I grew to recognize the rhythm of his day, how he paced himself through his solitary physical labor. From time to time, for fixed periods, fifteen minutes in the morning and afternoon, an hour in the middle of the day, he withdrew from his scrapers and rollers and brushes and paint tins and sat in his car, holding the racing page of his paper over the steering wheel, drinking milky tea from his flask in the morning and afternoon breaks, eating sandwiches in the midday break, not being in a hurry then to open his sandwich tin, first giving himself another fifteen minutes or so with the racing page of his paper, and then, having unfolded the greaseproof wrapping of his neat parcel, eating slowly, steadily, without haste, but also without relish.
His car at first he parked on the lane just outside my cottage back door. When, using more gestures than words, I showed him what he had done, he without speaking moved nearer the manor courtyard to a spot where he was hidden from the manor and from me.
His car was like his castle. Out of it, he was at work, in somebody else’s place; in it, he was at home. He looked serene, self-sufficient. In the top pocket of his overall (over a very thick, hand-knitted blue pullover) he had an empty, open, flip-top cigarette packet. This was his ashtray; the gesture with which he flicked ash into this packet was practiced. It was clearly an old habit or procedure, part of his tidiness as a decorator. The tidiness, the concentration required for painting, the way sometimes his face went close to his painting hand, the silence in which he worked for ninety minutes or so at a time, his solitude — this gave him a disturbing presence, made him seem more than his job and his appearance, the pinkness of his skin and the whiteness of his overall. And I found, when I began to talk to him, that he had a curious voice: it was soft, evenly pitched, childlike, passive.
He took his cigarette-packet ashtray seriously. I said I liked the idea. He didn’t dismiss it or make a joke about it. He spoke very seriously about it. He told me when the idea had come to him and how it had come; people always remarked on it, he said.

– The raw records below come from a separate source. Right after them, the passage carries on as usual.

diff --git a/xnode_wan_pde_solver_amd/csrc/xw_common.h b/xnode_wan_pde_solver_amd/csrc/xw_common.h
--- a/xnode_wan_pde_solver_amd/csrc/xw_common.h
+++ b/xnode_wan_pde_solver_amd/csrc/xw_common.h
@@ -210,6 +210,25 @@
   return tile[(l & 15) * XW_TSTRIDE + 4 * ks + (l >> 4)];
 }
 
+__device__ __forceinline__ double xw_disc_dI_row(double ul, double wl, double cl, double fl, double hn, int l, int L, double cN,
+                                                 double cNL, double s3_scale) {
+  double dI = cNL * s3_scale * (cl * ul + fl) * wl;
+  if (l == L - 1) dI += cN * ul;
+  if (l == 0) dI -= cN * hn;
+  return dI;
+}
+__device__ __forceinline__ double xw_disc_vbar(double pollution, double wl, double cI, double dI, double vl, double S) {
+  return pollution * wl - cI * dI + 2.0 * vl / S;
+}
+struct XwVbarRows {
+  const double* dI;
+  const double* v;
+  const double* w;
+  const double* scal;
+  int w_per_point, Nrow;
+  double pollution;
+};
+
 static inline int xw_launch_status() {
   hipError_t e = hipGetLastError();
   return e == hipSuccess ? 0 : (int)e;
diff --git a/xnode_wan_pde_solver_amd/csrc/xw_disc.hip b/xnode_wan_pde_solver_amd/csrc/xw_disc.hip
--- a/xnode_wan_pde_solver_amd/csrc/xw_disc.hip
+++ b/xnode_wan_pde_solver_amd/csrc/xw_disc.hip
@@ -400,10 +400,18 @@
   static_assert(total * 8 <= 160 * 1024, "LDS budget of one CU");
 };
 
+__device__ __forceinline__ double vbar_at(const double* vbar, const XwVbarRows& vr, double cI, double S, long p) {
+  if (vr.dI != nullptr) {
+    const double wl = xw_ld_g(vr.w + (vr.w_per_point ? p : (long)((int)p % vr.Nrow)));
+    return xw_disc_vbar(vr.pollution, wl, cI, xw_ld_g(vr.dI + p), xw_ld_g(vr.v + p), S);
+  }
+  return vbar != nullptr ? xw_ld_g(vbar + p) : 1.0;
+}
+
 template <int W, int Q, int CTG, bool PARAMS, bool INGRAD>
 __global__ void __launch_bounds__(256) k_disc_bwd(const double* __restrict__ xT, const double* __restrict__ tf,
                                                   const double* __restrict__ tpp, const double* __restrict__ ph,
-                                                  const double* __restrict__ vbar, int N, int L, int d,
+                                                  const double* __restrict__ vbar, XwVbarRows vr, int N, int L, int d,
                                                   double* __restrict__ gslab, double* __restrict__ gxv,
                                                   double* __restrict__ gtv) {
   typedef VDim<W> D;
@@ -421,6 +429,7 @@
   const VOff o = v_offsets(d, W);
   const long P = (long)N * L;
   const long nsuper = (P + 63) / 64;
+  const double vr_cI = vr.dI != nullptr ? 2.0 / vr.scal[0] : 0.0, vr_S = vr.dI != nullptr ? vr.scal[1] : 1.0;
 
   double* sB = lds + S::oB;
   for (int idx = wave; idx < D::MT * D::KS; idx += 4) {
@@ -477,7 +486,7 @@
       }
       layer(r, a);
     }
-    const double vb = pt.valid ? (vbar != nullptr ? vbar[pt.p] : 1.0) : 0.0;
+    const double vb = pt.valid ? vbar_at(vbar, vr, vr_cI, vr_S, pt.p) : 0.0;
     d4 dl[D::MT];
 #pragma unroll
     for (int mt = 0; mt < D::MT; ++mt)
@@ -688,7 +697,7 @@
 template <int W, int Q, int NG, bool TSUM>
 __global__ void __launch_bounds__(256, RecLds<W>::VT ? 2 : 1) k_disc_rec(const double* __restrict__ xT, const double* __restrict__ tf,
                                                      const double* __restrict__ tpp, const double* __restrict__ ph,
-                                                     const double* __restrict__ vbar, int N, int L, int d,
+                                                     const double* __restrict__ vbar, XwVbarRows vr, int N, int L, int d,
                                                      double* __restrict__ gslab, const double* __restrict__ act, int qrt) {
   typedef VDim<W> D;
   typedef RecLds<W> S;
@@ -707,6 +716,7 @@
   const VOff o = v_offsets(d, W);
   const long P = (long)N * L;
   const long nsuper = (P + 63) / 64;
+  const double vr_cI = vr.dI != nullptr ? 2.0 / vr.scal[0] : 0.0, vr_S = vr.dI != nullptr ? vr.scal[1] : 1.0;
   const int nq = Q > 0 ? Q : qrt;
   constexpr int UNROLL = Q > 0 ? Q : 1;
   constexpr int TW = D::MT / 2;
@@ -778,7 +788,7 @@
     d4 a[D::MT], rnext[D::MT];
     load_layer(nq, a);
     if (nq > 0) load_layer(nq - 1, rnext);
-    const double vb = pt.valid ? (vbar != nullptr ? xw_ld_g(vbar + pt.p) : 1.0) : 0.0;
+    const double vb = pt.valid ? vbar_at(vbar, vr, vr_cI, vr_S, pt.p) : 0.0;
     d4 dl[D::MT];
 #pragma unroll
     for (int mt = 0; mt < D::MT; ++mt)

And as we talked at various times over the days — he was ready to talk: his solitude was like something imposed on him, something he didn’t mind setting aside — I found that he took everything about himself seriously, that he regarded himself with a kind of awe. There was something else: he seemed to be looking at himself from a distance, all his habits, his rituals. He was awed by what he saw: he didn’t understand what he saw.
Even this sitting at intervals in his car — that was puzzling to him, because that was when he also took his pills. He took his pills and studied the racing page, because his dream was to be a full-time gambler, a serious gambler. Not betting like a pensioner on outsiders, but betting on favorites all the time: it was the only way to make a living out of gambling. He needed his pills; he took two sorts four times a day. He could do nothing without his pills; he went nowhere without his pills. The pills kept him going. And it was through Mr. Phillips, long ago, that he had discovered the pills. That was the connection with Mrs. Phillips, though, as he said, he didn’t know Margaret so well.